Keenan tidak menjawab.

“Sahabat kamu itu perempuan, ya?”

“Iya.”

“Kalian pasti sangat dekat, ya?”

“Dulu sih iya.”

“Kapan-kapan, boleh nggak saya dikenalkan sama dia?”

Kali ini Keenan mendongak, mengadu matanya langsung dengan Luhde. “Untuk soal yang satu itu, saya nggak bisa janji,” sahutnya ketus.

“Kenapa?”

“Karena saya nggak yakin akan ketemu dia lagi.”

Masih banyak pertanyaan yang terpendam dalam benak Luhde, pertanyaan yang sudah ia tumpuk dan simpan sejak lama. Namun, nada pahit yang terlontar dari kalimat terakhir Keenan tadi membuat ia urung mengungkapkannya. Mungkin memang tak perlu ia mengetahui. Hanya memahami. Karena tanpa perlu berkata-kata, Keenan telah bercerita banyak dari lukisannya, dari kesehariannya, dari diamnya. Lebih dari yang Keenan sadari.

 

Jakarta, Februari 2001 …

Sekeluarnya dari ruang itu, Lena membaca lagi lembaran hasil laboratorium yang baru saja dianalisis dokter beberapa menit yang lalu, yang membuat suaminya diolehi-olehi sederet resep obat dan beraneka petuah ini-itu.

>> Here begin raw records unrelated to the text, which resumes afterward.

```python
class _AddLayerNorm(torch.autograd.Function):
    @staticmethod
    def forward(ctx, x, bias, residual, weight, lnbias, eps, p, key, store_sum):
        h = x.shape[-1]
        rows = x.numel() // h
        ctx.p, ctx.key, ctx.has_bias, ctx.has_res = p, key, bias is not None, residual is not None
        ctx.h = h
        x = x.contiguous()
        if _lib.vec8_ok(h, x, bias, residual, weight, lnbias):
            k = _lib.kernels()
            fused = bias is not None or residual is not None or p > 0
            s = torch.empty_like(x) if fused else None
            y = torch.empty_like(x)
            mean = torch.empty(rows, device=x.device, dtype=torch.float32)
            rstd = torch.empty_like(mean)
            k.add_ln_fwd(_lib.dt_code(x.dtype), x.data_ptr(), _lib.ptr(bias), _lib.ptr(residual),
                         weight.data_ptr(), lnbias.data_ptr(), _lib.ptr(s), y.data_ptr(),
                         mean.data_ptr(), rstd.data_ptr(), rows, h, float(eps), float(p), key,
                         _rng.device_salt_ptr(), _lib.stream())
            s_saved = s if s is not None else x
            if s is None and store_sum:
                s = x
        else:
            v = x
            if bias is not None or residual is not None or p > 0:
                v = x.float() if bias is None else x.float() + bias.float()
                v = _dropout_ref(v, p, key)
                if residual is not None:
                    v = v + residual.float()
# ... 2 lines not shown
            s = v if (store_sum or bias is not None or residual is not None or p > 0) else None
            vf = v.float()
            mean = vf.mean(-1).reshape(-1)
            var = ((vf - mean.view(*vf.shape[:-1], 1)) ** 2).mean(-1).reshape(-1)
            rstd = torch.rsqrt(var + eps)
            y = ((vf - mean.view(*vf.shape[:-1], 1)) * rstd.view(*vf.shape[:-1], 1) * weight.float()
                 + lnbias.float()).to(x.dtype)
        ctx.save_for_backward(s_saved, mean, rstd, weight)
        ctx.lnbias, ctx.bias = lnbias, bias
        ctx.return_sum = s is not None
        if s is None:
            return y
        return s, y

    @staticmethod
    def backward(ctx, *grads):
        if ctx.return_sum:
            ds_in, dy = grads
        else:
            ds_in, dy = None, grads[0]
        s, mean, rstd, weight = ctx.saved_tensors
        h = ctx.h
        rows = s.numel() // h
        dy = dy.contiguous()
        if ds_in is not None:
            ds_in = ds_in.contiguous()
        if _lib.vec8_ok(h, dy, ds_in, s, weight):
            k = _lib.kernels()
            dc = _lib.dt_code(dy.dtype)
            ds = torch.empty_like(dy)
            dx = torch.empty_like(dy) if ctx.p > 0 else ds
            if k.ln_bwd_cols_blocks(rows, h, _ln_bwd_cols_max_h()) > 0:
                dw, db, dbias = _ln_bwd_cols(k, dc, dy, s, mean, rstd, weight, ctx, ds_in, ds, dx,
                                             rows, h)
                dres = ds if ctx.has_res else None
                return dx, dbias, dres, dw, db, None, None, None, None
            k.ln_bwd_row(dc, dy.data_ptr(), s.data_ptr(), mean.data_ptr(), rstd.data_ptr(),
                         weight.data_ptr(), _lib.ptr(ds_in), ds.data_ptr(), dx.data_ptr(), rows, h,
                         float(ctx.p), ctx.key, _rng.device_salt_ptr(), _lib.stream())
            direct = sink.fused(weight) and sink.fused(ctx.lnbias)
            (tw, dw), (tb, db) = (_col_target(prm, direct, h, dy) for prm in (weight, ctx.lnbias))
            _coltile(0, dy, (s.data_ptr(), mean.data_ptr(), rstd.data_ptr()), rows, h, [tw, tb])
            if direct:
                sink.close_write(weight)
                sink.close_write(ctx.lnbias)
            dbias = None
            if ctx.has_bias:
                if sink.fused(ctx.bias):
                    mg, acc = sink.open_write(ctx.bias)
                    col_sum_f32(dx, mg, acc)
                    sink.close_write(ctx.bias)
                else:
                    dbias = col_sum(dx, h)
        else:
            sf = s.float().reshape(rows, h)
            xh = (sf - mean.view(rows, 1)) * rstd.view(rows, 1)
            g = dy.float().reshape(rows, h) * weight.float()
            m1 = g.mean(-1, keepdim=True)
            m2 = (g * xh).mean(-1, keepdim=True)
            dsf = rstd.view(rows, 1) * (g - m1 - xh * m2)
            if ds_in is not None:
                dsf = dsf + ds_in.float().reshape(rows, h)
            ds = dsf.to(dy.dtype).reshape(dy.shape)
            dx = _dropout_ref(ds, ctx.p, ctx.key)
            dw = sink.deliver(weight, (dy.float().reshape(rows, h) * xh).sum(0), weight.dtype,
                              on_gpu=True)
            db = sink.deliver(ctx.lnbias, dy.float().reshape(rows, h).sum(0), weight.dtype,
                              on_gpu=True)
            dbias = None
            if ctx.has_bias:
                dbias = sink.deliver(ctx.bias, dx.float().reshape(rows, h).sum(0), dy.dtype,
                                     on_gpu=True)
        dres = ds if ctx.has_res else None
        return dx, dbias, dres, dw, db, None, None, None, None


def add_layer_norm(x, bias, residual, weight, lnbias, eps=1e-5, p=0.0, key=0):
    return _AddLayerNorm.apply(x, bias, residual, weight, lnbias, eps, p, key, True)


def layer_norm(x, weight, bias, eps=1e-5):
    return _AddLayerNorm.apply(x, None, None, weight, bias, eps, 0.0, 0, False)


def layer_norm_keep_input(x, weight, bias, eps=1e-5):
    return _AddLayerNorm.apply(x, None, None, weight, bias, eps, 0.0, 0, True)


class FusedLayerNorm(torch.nn.Module):

    def __init__(self, hidden, eps=1e-5, dtype=None, device=None):
        super().__init__()
        self.weight = torch.nn.Parameter(torch.ones(hidden, dtype=dtype, device=device))
        self.bias = torch.nn.Parameter(torch.zeros(hidden, dtype=dtype, device=device))
        self.weight._fx_fused_wgrad_ok = True
        self.bias._fx_fused_wgrad_ok = True
        self.eps = eps
        self.normalized_shape = (hidden,)

    def forward(self, x):
        return layer_norm(x, self.weight, self.bias, self.eps)
# ... 1 lines not shown
```

Baseline: 28370 tokens/s.

## Fuse layer-boundary bias-dropout-add into next layer's LayerNorm

Each decoder layer can now hand off its final bias+dropout+residual add as a pending sum, so the next layer's ln1 (or the final LN) runs as a fused add_layer_norm instead of a separate bias_dropout_add followed by layer_norm. This removes one elementwise kernel and one full activation read/write per layer boundary in forward and backward. The backward adds a rounding option on ds before dropout to match the unfused numerics, and computes the bias gradient separately in the chained case. A transpose kernel also gains a fast path without bounds checks for full tiles.

After: 28340 tokens/s. Within noise of the previous version (-0.1%).

```diff
diff --git a/csrc/kernels/bindings.cpp b/csrc/kernels/bindings.cpp
--- a/csrc/kernels/bindings.cpp
+++ b/csrc/kernels/bindings.cpp
@@ -32,24 +32,27 @@
                   rows, h, eps, p, key, CP(salt), S(st));
   });
   m.def("ln_bwd_row", [](int dt, ptr dy, ptr s, ptr mean, ptr rstd, ptr g, ptr ds_in, ptr ds_out,
-                         ptr dx_out, int rows, int h, float p, uint64_t key, ptr salt, ptr st) {
+                         ptr dx_out, int rows, int h, float p, uint64_t key, ptr salt, ptr st,
+                         int round_ds) {
     fx_ln_bwd_row(dt, CP(dy), CP(s), F(mean), F(rstd), CP(g), CP(ds_in), P(ds_out), P(dx_out),
-                  rows, h, p, key, CP(salt), S(st));
-  });
+                  rows, h, p, key, CP(salt), S(st), round_ds);
+  }, py::arg("dt"), py::arg("dy"), py::arg("s"), py::arg("mean"), py::arg("rstd"), py::arg("g"),
+     py::arg("ds_in"), py::arg("ds_out"), py::arg("dx_out"), py::arg("rows"), py::arg("h"),
+     py::arg("p"), py::arg("key"), py::arg("salt"), py::arg("st"), py::arg("round_ds") = 0);
   m.def("ln_bwd_cols_blocks", &fx_ln_bwd_cols_blocks);
   m.def("ln_bwd_cols", [](int dt, ptr dy, ptr s, ptr mean, ptr rstd, ptr g, ptr ds_in, ptr ds_out,
                           ptr dx_out, int rows, int h, float p, uint64_t key, ptr part,
                           int with_dbias, ptr fg, ptr tg, int accg, ptr fb, ptr tb, int accb,
-                          ptr fx, ptr tx, int accx, ptr salt, ptr st) {
+                          ptr fx, ptr tx, int accx, ptr salt, ptr st, int round_ds) {
     return fx_ln_bwd_cols(dt, CP(dy), CP(s), F(mean), F(rstd), CP(g), CP(ds_in), P(ds_out),
                           P(dx_out), rows, h, p, key, F(part), with_dbias, F(fg), P(tg), accg,
-                          F(fb), P(tb), accb, F(fx), P(tx), accx, CP(salt), S(st));
+                          F(fb), P(tb), accb, F(fx), P(tx), accx, CP(salt), S(st), round_ds);
   }, py::arg("dt"), py::arg("dy"), py::arg("s"), py::arg("mean"), py::arg("rstd"), py::arg("g"),
      py::arg("ds_in"), py::arg("ds_out"), py::arg("dx_out"), py::arg("rows"), py::arg("h"),
      py::arg("p"), py::arg("key"), py::arg("part"), py::arg("with_dbias"), py::arg("fg") = 0,
      py::arg("tg") = 0, py::arg("accg") = 0, py::arg("fb") = 0, py::arg("tb") = 0,
      py::arg("accb") = 0, py::arg("fx") = 0, py::arg("tx") = 0, py::arg("accx") = 0,
-     py::arg("salt") = 0, py::arg("st") = 0);
+     py::arg("salt") = 0, py::arg("st") = 0, py::arg("round_ds") = 0);
   m.def("coltile_partial", [](int dt, int mode, ptr a, ptr b, ptr mean, ptr rstd, ptr p0, ptr p1,
                               int rows, int cols, int splits, ptr st, ptr cnt, ptr f0, ptr t0,
                               int acc0, ptr f1, ptr t1, int acc1) {
diff --git a/csrc/kernels/fx_api.h b/csrc/kernels/fx_api.h
--- a/csrc/kernels/fx_api.h
+++ b/csrc/kernels/fx_api.h
@@ -8,11 +8,12 @@
                    void*, float*, float*, int, int, float, float, uint64_t, const void*,
                    hipStream_t);
 void fx_ln_bwd_row(int, const void*, const void*, const float*, const float*, const void*,
-                   const void*, void*, void*, int, int, float, uint64_t, const void*, hipStream_t);
+                   const void*, void*, void*, int, int, float, uint64_t, const void*, hipStream_t,
+                   int);
 int fx_ln_bwd_cols_blocks(int, int, int);
 int fx_ln_bwd_cols(int, const void*, const void*, const float*, const float*, const void*,
                    const void*, void*, void*, int, int, float, uint64_t, float*, int, float*, void*,
-                   int, float*, void*, int, float*, void*, int, const void*, hipStream_t);
+                   int, float*, void*, int, float*, void*, int, const void*, hipStream_t, int);
 void fx_coltile_partial(int, int, const void*, const void*, const float*, const float*, float*,
                         float*, int, int, int, hipStream_t, int*, float*, void*, int, float*,
                         void*, int);
diff --git a/csrc/kernels/layout.hip b/csrc/kernels/layout.hip
--- a/csrc/kernels/layout.hip
+++ b/csrc/kernels/layout.hip
@@ -16,14 +16,21 @@
   const int br = blockIdx.x / tiles_c;
   const int r0 = br * TR, c0 = bc * TC;
   const int tid = threadIdx.x;
+  const bool whole = r0 + TR <= R && c0 + TC <= C;
   uint4 v[8];
+  if (whole) {
+    const uint16_t* xp = x + (long)(r0 + (tid >> 5)) * ldx + c0 + (tid & 31) * 8;
 #pragma unroll
-  for (int k = 0; k < 8; ++k) {
-    const int r = (tid >> 5) + 8 * k, cc = (tid & 31) * 8;
-    if (r0 + r < R && c0 + cc < C)
-      v[k] = *reinterpret_cast<const uint4*>(x + (long)(r0 + r) * ldx + c0 + cc);
-    else
-      v[k] = make_uint4(0, 0, 0, 0);
+    for (int k = 0; k < 8; ++k) v[k] = *reinterpret_cast<const uint4*>(xp + 8 * k * ldx);
+  } else {
+#pragma unroll
+    for (int k = 0; k < 8; ++k) {
+      const int r = (tid >> 5) + 8 * k, cc = (tid & 31) * 8;
+      if (r0 + r < R && c0 + cc < C)
+        v[k] = *reinterpret_cast<const uint4*>(x + (long)(r0 + r) * ldx + c0 + cc);
+      else
+        v[k] = make_uint4(0, 0, 0, 0);
+    }
   }
 #pragma unroll
   for (int k = 0; k < 8; ++k) {
@@ -42,7 +49,7 @@
     uint16_t h[8];
 #pragma unroll
     for (int i = 0; i < 8; ++i) h[i] = t[rr + i][c];
-    if (c0 + c < C && r0 + rr < R)
+    if (whole || (c0 + c < C && r0 + rr < R))
       *reinterpret_cast<uint4*>(y + (long)(c0 + c) * ldy + r0 + rr) =
           *reinterpret_cast<const uint4*>(h);
     if constexpr (COLSUM) {
diff --git a/csrc/kernels/norm_eltwise.hip b/csrc/kernels/norm_eltwise.hip
--- a/csrc/kernels/norm_eltwise.hip
+++ b/csrc/kernels/norm_eltwise.hip
@@ -8,6 +8,7 @@
   float scale;
   int enabled;
   const uint64_t* salt;
+  int round_in;
 };
 
 __device__ __forceinline__ DropCfg resolve_drop(DropCfg d) {
@@ -249,6 +250,10 @@
     }
     store8<T>(ds_out + base + c, o);
     if (drop.enabled) {
+      if (drop.round_in) {
+#pragma unroll
+        for (int j = 0; j < 8; ++j) o[j] = round_to<T>(o[j]);
+      }
       drop_apply8(o, base + c, drop);
       store8<T>(dx_out + base + c, o);
     } else if (dx_out != ds_out) {
@@ -298,6 +303,10 @@
     }
     store8<T>(ds_out + base + c, o);
     if (drop.enabled) {
+      if (drop.round_in) {
+#pragma unroll
+        for (int j = 0; j < 8; ++j) o[j] = round_to<T>(o[j]);
+      }
       drop_apply8(o, base + c, drop);
       store8<T>(dx_out + base + c, o);
     } else if (dx_out != ds_out) {
@@ -414,6 +423,10 @@
       }
       store8<T>(ds_out + base + c, o);
       if (drop.enabled) {
+        if (drop.round_in) {
+#pragma unroll
+          for (int j = 0; j < 8; ++j) o[j] = round_to<T>(o[j]);
+        }
         drop_apply8(o, base + c, drop);
         store8<T>(dx_out + base + c, o);
       } else if (dx_out != ds_out) {
@@ -701,6 +714,10 @@
         float t = a[j] + b[j];
         g[j] *= ERF ? gelu_erf_grad(t) : gelu_tanh_grad(t);
       }
+      if constexpr (__is_same(T, f16)) {
+#pragma unroll
+        for (int j = 0; j < 8; ++j) asm volatile("" : "+v"(g[j]));
+      }
       store8<T>(dx + off, g);
 #pragma unroll
       for (int j = 0; j < 8; ++j) acc[j] += round_to<T>(g[j]);
@@ -832,6 +849,7 @@
   d.thr = (uint32_t)(p * 65536.0f + 0.5f);
   d.scale = p < 1.f ? 1.f / (1.f - p) : 0.f;
   d.salt = reinterpret_cast<const uint64_t*>(salt);
+  d.round_in = 0;
   return d;
 }
 
@@ -926,8 +944,9 @@
 extern "C" void fx_ln_bwd_row(int dtype, const void* dy, const void* s, const float* mean,
                               const float* rstd, const void* gamma, const void* ds_in,
                               void* ds_out, void* dx_out, int rows, int h, float p, uint64_t key,
-                              const void* salt, hipStream_t st) {
+                              const void* salt, hipStream_t st, int round_ds) {
   DropCfg d = make_drop(p, key, salt);
+  d.round_in = round_ds;
   dim3 grid((rows + 3) / 4), block(256);
   auto DY = (const uint16_t*)dy;
   auto S = (const uint16_t*)s;
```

“Kok, bisa begini, sih? Padahal kamu selalu dibawakan makan dari rumah. Kegiatan kamu juga nggak banyak berubah. Aku nggak ngerti, deh,” Lena geleng-geleng kepala sendiri. “Memangnya ada sesuatu yang aku nggak tahu?”

Adri menyalakan mesin mobil. “Maksud kamu?”

“Tadi dokter bilang, bisa jadi karena faktor stres. Mungkin nggak kamu stres tentang sesuatu, dan kamu belum cerita ke aku?” tanya Lena lagi.

“Ah, stres apa? Sekarang semua penyakit dibilangnya gara-gara stres,” komentar suaminya sambil melengos. “Nggak ada apa-apa, kok.”

Sepanjang perjalanan, dalam kompartemen pikirannya, Ardi menyadari sesuatu. Ia bisa memilih tidak terbuka pada dokter, bahkan istrinya, tapi ia tidak bisa membohongi dirinya sendiri. Satu hal tidak pernah lepas dari pikirannya, menggerogotinya dari dalam secara pelan-pelan. Keenan.

 

Ubud, Maret 2001 …

Luhde sedang menyeduhkan kopi kayu manis bagi seluruh keluarga. Kegiatan rutinnya setiap hari, setiap sore. Dan ia nyaris menumpahkan termos berisi air panas yang sedang ia pegang, karena tiba-tiba Keenan muncul dari belakang, memegang kedua bahunya.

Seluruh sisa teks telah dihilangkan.